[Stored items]
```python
_P = c_void_p
_SIGS = {
    "lbt_abi_version": [],
    "lbt_dfxp_quantize": [_P, _P, c_int32, c_int64, c_int64, QDesc, _P, c_int32, _P],
    "lbt_dfxp_range_update": [_P, _P, _P, _P, _P, c_int32, _P, _P],
    "lbt_dfxp_counts_fold": [_P, c_int32, _P, _P],
    "lbt_dfxp_range_update_folded": [_P, _P, _P, _P, _P, c_int32, _P, _P],
    "lbt_dfxp_quantize_weight": [_P, c_int32, c_int32, c_int32, c_int32, QDesc, _P, _P, c_int32, _P, c_int32,
                                 _P, _P],
    "lbt_conv_fwd_i8": [_P, c_int32, _P, c_int32, _P, ConvDesc, QDesc, QDesc, _P, _P, QDesc, _P, _P],
    "lbt_conv_dgrad_i8": [_P, _P, c_int32, ConvDesc, QDesc, QDesc, _P, _P, _P],
    "lbt_conv_fwd_i8w4": [_P, c_int32, _P, c_int32, _P, ConvDesc, QDesc, QDesc, _P, _P, QDesc, _P, _P],
    "lbt_conv_dgrad_i8w4": [_P, _P, c_int32, ConvDesc, QDesc, QDesc, _P, _P, _P],
    "lbt_pack_int4": [_P, _P, c_int64, _P],
    "lbt_conv_fwd_igemm": [_P, c_int32, _P, c_int32, _P, ConvDesc, QDesc, QDesc, _P, _P],
    "lbt_conv_dgrad_igemm": [_P, c_int32, _P, c_int32, ConvDesc, QDesc, QDesc, _P, _P, _P],
    "lbt_conv_wgrad_igemm": [_P, _P, c_int32, ConvDesc, _P, c_int32, c_int32, _P],
    "lbt_igemm_workspace_bytes": [ConvDesc, c_int32, c_int32],
    "lbt_igemm_get_tuning": [_P],
    "lbt_igemm_set_tuning": [_P],
    "lbt_conv_fwd_igemm_q": [_P, c_int32, _P, c_int32, ConvDesc, QDesc, QDesc, _P, QDesc, _P, _P],
    "lbt_conv_fwd_igemm_ws": [_P, c_int32, _P, c_int32, _P, ConvDesc, QDesc, QDesc, _P, _P, c_int64, _P],
    "lbt_conv_dgrad_igemm_ws": [_P, c_int32, _P, c_int32, ConvDesc, QDesc, QDesc, _P, _P, _P, c_int64, _P],
    "lbt_conv_dgrad_igemm_bna": [_P, _P, c_int32, ConvDesc, QDesc, QDesc, ctypes.POINTER(DgradBna), _P, _P, c_int64,
                                 _P],
    "lbt_bn_moments": [ctypes.POINTER(BnNorm), c_int32, _P],
    "lbt_conv_dgrad_igemm_bn3": [_P, _P, c_int32, ConvDesc, QDesc, QDesc, ctypes.POINTER(DgradBn3), _P, _P, c_int64,
                                 _P],
    "lbt_conv_wgrad_igemm_store": [_P, _P, c_int32, ConvDesc, _P, c_int32, _P],
    "lbt_conv_dgrad_chain_i8w4": [_P, _P, c_int32, ConvDesc, QDesc, QDesc, _P, _P, _P],
    "lbt_conv_dgrad_chain_i8": [_P, _P, c_int32, ConvDesc, QDesc, QDesc, _P, _P, _P],
    "lbt_conv_dgrad_chain_wgrad_i8": [_P, _P, c_int32, ConvDesc, QDesc, QDesc, _P, _P, _P, c_int32, _P, c_int32,
                                      c_int32, _P],
    "lbt_conv_dgrad_chain_wgrad_i8w4": [_P, _P, c_int32, ConvDesc, QDesc, QDesc, _P, _P, _P, c_int32, _P, c_int32,
                                        c_int32, _P],
    "lbt_conv_wgrad_i8": [_P, c_int32, _P, ConvDesc, _P, c_int32, c_int32, _P],
    "lbt_conv_wgrad_many_i8": [_P, c_int32, _P],
    "lbt_conv_wgrad_many_stem_i8": [_P, c_int32, _P, _P, ConvDesc, _P, c_int32, _P],
    "lbt_conv_wgrad_many_nsplit": [ConvDesc, c_int32, c_int32],
    "lbt_conv_wgrad_many_blocks": [ConvDesc, c_int32],
    "lbt_conv_wgrad_many_slots": [],
    "lbt_conv_wgrad_reduce": [_P, c_int32, c_int32, c_int32, c_int32, _P, QDesc, QDesc, _P, c_float, _P, _P],
    "lbt_conv_fwd_generic": [_P, c_int32, _P, ConvDesc, QDesc, QDesc, _P, _P],
    "lbt_conv_dgrad_generic": [_P, _P, ConvDesc, QDesc, QDesc, _P, _P, _P],
    "lbt_conv_wgrad_generic": [_P, c_int32, _P, ConvDesc, _P, c_int32, _P],
    "lbt_conv_dgrad_generic16": [_P, _P, ConvDesc, QDesc, QDesc, _P, _P, _P],
    "lbt_conv_wgrad_generic16": [_P, c_int32, _P, ConvDesc, _P, c_int32, _P],
    "lbt_conv_wgrad_reduce64": [_P, c_int32, c_int32, c_int32, QDesc, QDesc, _P, c_float, _P, _P],
    "lbt_conv_wgrad_reduce64_many": [_P, c_int32, c_int32, _P],
    "lbt_conv_stem_fwd": [_P, _P, ConvDesc, QDesc, QDesc, _P, _P, QDesc, _P, _P],
    "lbt_conv_stem_wgrad": [_P, _P, ConvDesc, _P, c_int32, _P],
    "lbt_conv_stem_bwd": [_P, _P, ConvDesc, _P, c_int32, _P],
    "lbt_conv_bwd2_fused_i8": [_P, _P],
    "lbt_conv_fwd2_fused_i8": [_P, _P],
    "lbt_conv_wgrad_reduce_x": [_P, c_int32, c_int32, c_int32, c_int32, _P, _P, _P],
    "lbt_conv_wgrad_reduce64_x": [_P, c_int32, c_int32, c_int32, _P, _P],
    "lbt_dense_wgrad_x": [_P, _P, c_int32, c_int32, c_int32, c_int32, _P, _P],
    "lbt_bn_param_grads_x": [_P, c_int32, _P, _P, _P],
    "lbt_softmax_xent_n": [_P, _P, c_int32, c_int32, c_int32, _P, _P, _P, _P],
    "lbt_softmax_xent_wide_n": [_P, _P, c_int32, c_int32, c_int32, _P, _P, _P, _P],
    "lbt_conv_stem_wide_fwd": [_P, _P, ConvDesc, QDesc, QDesc, _P, _P],
    "lbt_stem_wide_nsplit": [ConvDesc],
    "lbt_conv_stem_wide_wgrad": [_P, c_int32, _P, c_int32, ConvDesc, _P, c_int32, _P],
    "lbt_dense_pack": [_P, c_int32, c_int32, _P, c_int32, _P, c_int32, _P],
    "lbt_flat_weight_blocks": [c_int64],
    "lbt_dfxp_quantize_weights_flat": [_P, _P, c_int32, c_int32, _P],
    "lbt_bn_bwd_a_wide_masked": [_P, _P, _P, _P, c_int32, QDesc, _P, _P, QDesc, _P, QDesc, _P, _P, _P, _P, c_int64, c_int64,
                                 c_int32, _P],
    "lbt_bn_bwd_b_wide_q": [_P, QDesc, _P, QDesc, _P, _P, c_int64, _P, QDesc, c_int64, c_int64, c_int32, _P],
    "lbt_dense_gemm": [_P, c_int32, c_int32, c_int32, _P, c_int32, c_int32, c_int32, QDesc, QDesc, _P, _P],
    "lbt_dense_wgrad": [_P, _P, c_int32, c_int32, c_int32, c_int32, QDesc, QDesc, _P, c_float, _P, _P],
    "lbt_softmax_xent_wide": [_P, _P, c_int32, c_int32, _P, _P, _P],
    "lbt_bn_chain_fwd": [_P, _P],
    "lbt_bn_chain_bwd_a": [_P, _P],
    "lbt_bn_chain_bwd_b": [_P, _P],
    "lbt_bn_chain_bwd_b_pair": [_P, _P, _P],
    "lbt_conv_fwd_pair_i8": [_P, _P, _P],
    "lbt_conv_dgrad2_chain_i8": [_P, _P, c_int32, ConvDesc, QDesc, QDesc, _P, _P, c_int32, ConvDesc, QDesc, QDesc,
                                 c_int32, _P, _P],
    "lbt_conv_bwd_fused_i8": [_P, _P],
    "lbt_conv_fwd_fused_i8": [_P, _P],
    "lbt_conv_fused_tile_rows": [c_int32, c_int64, c_int32],
    "lbt_bn_bwd_a_wide": [_P, QDesc, _P, _P, QDesc, _P, _P, _P, _P, c_int64, c_int64, c_int32, _P],
    "lbt_bn_bwd_b_wide": [_P, QDesc, _P, QDesc, _P, _P, c_int64, _P, c_int64, c_int32, _P],
    "lbt_bn_param_grads": [_P, c_int32, QDesc, QDesc, _P, c_float, _P, _P, _P],
    "lbt_relu_fwd": [_P, _P, c_int64, _P],
    "lbt_relu_bwd": [_P, _P, _P, c_int64, _P],
    "lbt_dropout_fwd": [_P, _P, c_int64, c_float, _P, c_uint64, c_uint32, c_int32, _P],
    "lbt_dropout_bwd": [_P, _P, c_int64, c_float, _P, c_uint64, c_uint32, _P, _P],
    "lbt_dropout_quantize": [_P, _P, c_int32, c_int64, c_int64, c_float, c_uint32, c_int32, QDesc, _P],
    "lbt_add": [_P, _P, _P, c_int64, _P],
    "lbt_maxpool_fwd": [_P, _P, _P, ConvDesc, _P],
    "lbt_maxpool_bwd": [_P, _P, _P, ConvDesc, _P],
    "lbt_maxpool_relu_bwd": [_P, _P, _P, _P, ConvDesc, _P],
# ... 79 lines not shown
```
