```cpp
namespace geosrad {

template <typename B> struct SwrRaylPerG { static constexpr bool value = B::JB >= 23 && B::JB <= 27; };

#ifndef SWR_U
#define SWR_U 6
#endif
#ifndef SWR_U64
#define SWR_U64 4
#endif
template <typename R> constexpr int swr_u = sizeof(R) == 8 ? SWR_U64 : SWR_U;
__host__ __device__ constexpr int swr_nunit(int U, int ng) { return (ng + U - 1) / U; }
__host__ __device__ constexpr int swr_usize(int U, int ng, int u)
{
    const int nu = swr_nunit(U, ng);
    if (nu == 1) return ng;
    const int pairs = ng / 2, base = pairs / nu, extra = pairs % nu;
    return 2 * (base + (u < extra ? 1 : 0));
}
__host__ __device__ constexpr int swr_ustart(int U, int ng, int u) { int s = 0; for (int k = 0; k < u; k++) s += swr_usize(U, ng, k); return s; }
__host__ __device__ constexpr int swr_slot0(int U, int jb) { int s = 0; for (int b = 16; b < jb; b++) s += swr_nunit(U, sw_band_ng(b)); return s; }
template <typename R> constexpr int swr_nslot = swr_slot0(swr_u<R>, 30);
// ... 166 lines not shown
                            sw_cell_cloud<R>(c, tcv[j], ocv[j], gcv[j], prmu0, rmu0, t);
                            if constexpr (!REFORM) { PST(10, ct4, t.ref); PST(11, ct4, t.refd); PST(12, ct4, t.tra); PST(13, ct4, t.trad); PST(14, ct4, t.dbt); }
                        }
                        const R zrj = f_rcp<R>((R)1. - prupdT[g] * t.refd);
                        const R pu = t.ref + (t.trad * ((t.tra - t.dbt) * prupdT[g] + t.dbt * prupT[g])) * zrj;
                        const R pd = t.refd + t.trad * t.trad * prupdT[g] * zrj;
                        prupT[g] = pu; prupdT[g] = pd;
                        PST(3, ct4, pu); PST(4, ct4, pd);
                    }
                }
            }
#ifndef SWR_NO_GROUP_BARRIER
            __builtin_amdgcn_sched_barrier(0);
#endif
        }
    }

    const size_t qs = (size_t)swr_nslot<R> * (nlay + 1) * n;
    R *const part = A.part + (size_t)SLOT * (nlay + 1) * n;
#ifdef SWR_PART_NT
#define PART(kind, lev, val) stg_nt(part + (size_t)(kind) * qs + (size_t)(lev) * n, cb, (R)(val))
#else
#define PART(kind, lev, val) stg(part + (size_t)(kind) * qs + (size_t)(lev) * n, cb, (R)(val))
#endif
    R tdbt[NG], ztdn[NG], prdnd[NG], tdbtT[NG], ztdnT[NG], prdndT[NG];
    uint32_t dmask = 0;
    {
        R cu = 0, cd = 0, fu = 0, fd = 0;
#pragma unroll
        for (int g = 0; g < NG; g++) {
// ... 332 lines not shown
```

Baseline: 5.249 million columns/s.

## Fold input validation into setcoef/sweeps and parallelize column partition across blocks

Moves the per-column negative-value checks out of the serial validate kernels into the per-(column,layer) setcoef kernels and into the band sweeps (for aerosol checks), so the inputs are read once where they are already loaded. The separate SW aerosol validation kernel is removed. The single-block 1024-thread partition is replaced by a two-pass multi-block count and scatter using wave ballots. The cost is extra atomics and branches inside hot sweep kernels and an extra small count kernel launch.

```diff
diff --git a/geosradiation_gridcomp_amd/csrc/geosrad.hip b/geosradiation_gridcomp_amd/csrc/geosrad.hip
--- a/geosradiation_gridcomp_amd/csrc/geosrad.hip
+++ b/geosradiation_gridcomp_amd/csrc/geosrad.hip
@@ -852,7 +852,7 @@
         w.pwvcm = c.take<R>(nc);
         w.colcloudy = c.take<uint8_t>(nc);
         w.perm = c.take<int32_t>(nc);
-        w.nclear = c.take<int32_t>(1);
+        w.nclear = c.take<int32_t>(1 + part_blocks(nc));
         w.laycloudy = c.take<uint8_t>(cl);
         w.alpha = c.take<R>(cl);
         w.rcorr = c.take<R>(cl);
@@ -940,13 +940,12 @@
         span_begin(SW ? 6 : 0, st);
         if constexpr (SW) {
             hipLaunchKernelGGL(k_sw_validate<R>, dim3(gx), blk, 0, st, A);
-            if (A.iaer == 10) hipLaunchKernelGGL(k_sw_validate_aer<R>, dim3(gx, A.nlay), blk, 0, st, A);
         } else hipLaunchKernelGGL(k_validate_pwv<R>, dim3(gx), blk, 0, st, A, d_T);
-        hipLaunchKernelGGL(k_partition, dim3(1), dim3(1024), 0, st, A.ncol, (const uint8_t *)A.colcloudy, A.perm, A.nclear);
+        launch_partition(st, A.ncol, A.colcloudy, A.perm, A.nclear);
         span_end(st);
         span_begin(SW ? 7 : 1, st);
         if constexpr (SW) hipLaunchKernelGGL(k_sw_setcoef<R>, dim3(gx, A.nlay), blk, 0, st, A, dS);
-        else hipLaunchKernelGGL(k_setcoef<R>, dim3(gx, A.nlay), blk, 0, st, A, d_T);
+        else hipLaunchKernelGGL((k_setcoef<R, true>), dim3(gx, A.nlay), blk, 0, st, A, d_T);
         span_end(st);
         span_begin(2, st);
         hipLaunchKernelGGL(k_overlap<R>, dim3(gx, A.nlay), blk, 0, st, A.ncol, A.ld, A.nlay, A.doy, A.zm, A.alat, (const int32_t *)A.perm,
@@ -1076,7 +1075,7 @@
                 if (rats->gas[r] == GEOSRAD_RAT_H2O) B.pwvcm = zero;
                 B.dbg_taug = nullptr; B.dbg_pfracs = nullptr;
                 B.band_mask = LW_RAT_BANDS[rats->gas[r]];
-                span_begin(1, st); hipLaunchKernelGGL(k_setcoef<R>, dim3(grid256(nc), nlay), dim3(256), 0, st, B, d_T); span_end(st);
+                span_begin(1, st); hipLaunchKernelGGL((k_setcoef<R, false>), dim3(grid256(nc), nlay), dim3(256), 0, st, B, d_T); span_end(st);
                 LwOut<R> OR{};
                 const size_t ro = (size_t)r * (nlay + 1) * ncol + c0;
                 OR.uflx = (R *)rats->uflx + ro; OR.dflx = (R *)rats->dflx + ro;
@@ -1643,7 +1642,7 @@
             const size_t cl = (size_t)lm * nc_max;
             H.alpha = c.take<R>(cl); H.rcorr = c.take<R>(cl);
             H.cf0 = c.take<uint16_t>(nc_max); H.cf1 = c.take<uint16_t>(nc_max); H.cloudy = c.take<uint8_t>(nc_max);
-            perm = c.take<int32_t>(compact ? nc_max : 0); nclear = c.take<int32_t>(compact ? 1 : 0);
+            perm = c.take<int32_t>(compact ? nc_max : 0); nclear = c.take<int32_t>(compact ? 1 + part_blocks(nc_max) : 0);
             H.cnt = c.take<int32_t>((size_t)4 * nc_max);
             return c.off;
         };
@@ -1661,7 +1660,7 @@
             H.qi = colp(in[GEOSRAD_SWHB_QI], c0); H.ql = colp(in[GEOSRAD_SWHB_QL], c0); H.lats = colp(in[GEOSRAD_SWHB_LATS], c0);
             for (int k = 0; k < GEOSRAD_SWHB_NOUT; k++) H.out[k] = colp(out[k], c0);
             hipLaunchKernelGGL((k_swhb_prep<R>), dim3(grid256(nc)), dim3(256), 0, st, H, dT);
-            if (compact) hipLaunchKernelGGL(k_partition, dim3(1), dim3(1024), 0, st, nc, (const uint8_t *)H.cloudy, perm, nclear);
+            if (compact) launch_partition(st, nc, H.cloudy, perm, nclear);
             hipLaunchKernelGGL((k_swhb_count<R>), dim3(xcd_grid(nc, 64, nseg)), dim3(64), 0, st, H, MP, dT);
             hipLaunchKernelGGL((k_swhb_export<R>), dim3(grid256(nc)), dim3(256), 0, st, H);
             return GEOSRAD_OK;
@@ -1876,7 +1875,7 @@
         w.scidx = c.take<uint32_t>(cl);
         w.colcloudy = c.take<uint8_t>(nc);
         w.perm = c.take<int32_t>(nc);
-        w.nclear = c.take<int32_t>(1);
+        w.nclear = c.take<int32_t>(1 + part_blocks(nc));
         w.laycloudy = c.take<uint8_t>(cl);
         w.alpha = c.take<R>(cl);
         w.rcorr = c.take<R>(cl);
diff --git a/geosradiation_gridcomp_amd/csrc/lw_cols_kernels.hpp b/geosradiation_gridcomp_amd/csrc/lw_cols_kernels.hpp
--- a/geosradiation_gridcomp_amd/csrc/lw_cols_kernels.hpp
+++ b/geosradiation_gridcomp_amd/csrc/lw_cols_kernels.hpp
@@ -193,6 +193,7 @@
             secdiff = secdiff > (R)1.80 ? (R)1.80 : (secdiff < (R)1.50 ? (R)1.50 : secdiff);
         }
         ta = A.tauaer ? ldg(A.tauaer + (size_t)(IB - 1) * nlay * ld, S.L.ab) : (R)0;
+        if (ta < 0) atomicOr(A.err, 1u << 20);
         blay = planck_at<R>(T.totplnk, IB, ldg(A.tlay, S.L.ab));
         const R plk_dn = planck_at<R>(T.totplnk, IB, ldg(A.tlev, S.L.ab));
         const R plk_up = planck_at<R>(T.totplnk, IB, ldg(A.tlev + ld, S.L.ab));
diff --git a/geosradiation_gridcomp_amd/csrc/lw_kernels.hpp b/geosradiation_gridcomp_amd/csrc/lw_kernels.hpp
--- a/geosradiation_gridcomp_amd/csrc/lw_kernels.hpp
+++ b/geosradiation_gridcomp_amd/csrc/lw_kernels.hpp
@@ -73,6 +73,12 @@
 {
     __builtin_nontemporal_store(v, reinterpret_cast<T *>(reinterpret_cast<char *>(base) + byteoff));
 }
+GR_DEV void err_wave(bool bad, uint32_t *err, int bit)
+{
+    if (__ballot(bad) != 0) {
+        if (bad) atomicOr(err, 1u << bit);
+    }
+}
 typedef float gr_v2f __attribute__((ext_vector_type(2)));
 typedef double gr_v2d __attribute__((ext_vector_type(2)));
 template <> GR_DEV float2 ldg_nt<float2>(const float2 *base, uint32_t byteoff)
@@ -105,22 +111,14 @@
     const R amd = (R)28.9660, amw = (R)18.0160;
     const R grav = T->grav, avogad = T->avogad;
     uint32_t err = 0;
-    const R *chk[17] = {A.play, A.tlay, A.h2o, A.o3, A.co2, A.ch4, A.n2o, A.o2, A.cfc11, A.cfc12, A.cfc22, A.ccl4,
-                        A.cldf, A.ciwp, A.clwp, A.rei, A.rel};
     R amttl = 0, wvttl = 0;
     int cftop = 0;
     R pprev = A.plev[col];
     if (pprev < 0 || A.tlev[col] < 0) err |= 1u << 17;
+    bool upper = false, bad = false;
     for (int lay = 0; lay < nlay; lay++) {
         const size_t i = (size_t)lay * ld + col;
-#pragma unroll
-        for (int k = 0; k < 17; k++)
-            if (chk[k][i] < 0) err |= 1u << k;
         const R pup = A.plev[i + ld];
-        if (pup < 0 || A.tlev[i + ld] < 0) err |= 1u << 17;
-        if (A.tauaer)
-            for (int ib = 0; ib < NB_LW; ib++)
-                if (A.tauaer[((size_t)ib * nlay + lay) * ld + col] < 0) err |= 1u << 20;
         const R h2o = A.h2o[i];
         const R amm = ((R)1. - h2o) * amd + h2o * amw;
         const R coldry = (pprev - pup) * (R)1.e3 * avogad / ((R)1.e2 * grav * amm * ((R)1. + h2o));
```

■ EXERCISE DESCRIPTION
Look for the string "else" in the data above and return every line that has it.

■ EXERCISE OUTPUT
#else
         } else hipLaunchKernelGGL(k_validate_pwv<R>, dim3(gx), blk, 0, st, A, d_T);
-        else hipLaunchKernelGGL(k_setcoef<R>, dim3(gx, A.nlay), blk, 0, st, A, d_T);
+        else hipLaunchKernelGGL((k_setcoef<R, true>), dim3(gx, A.nlay), blk, 0, st, A, d_T);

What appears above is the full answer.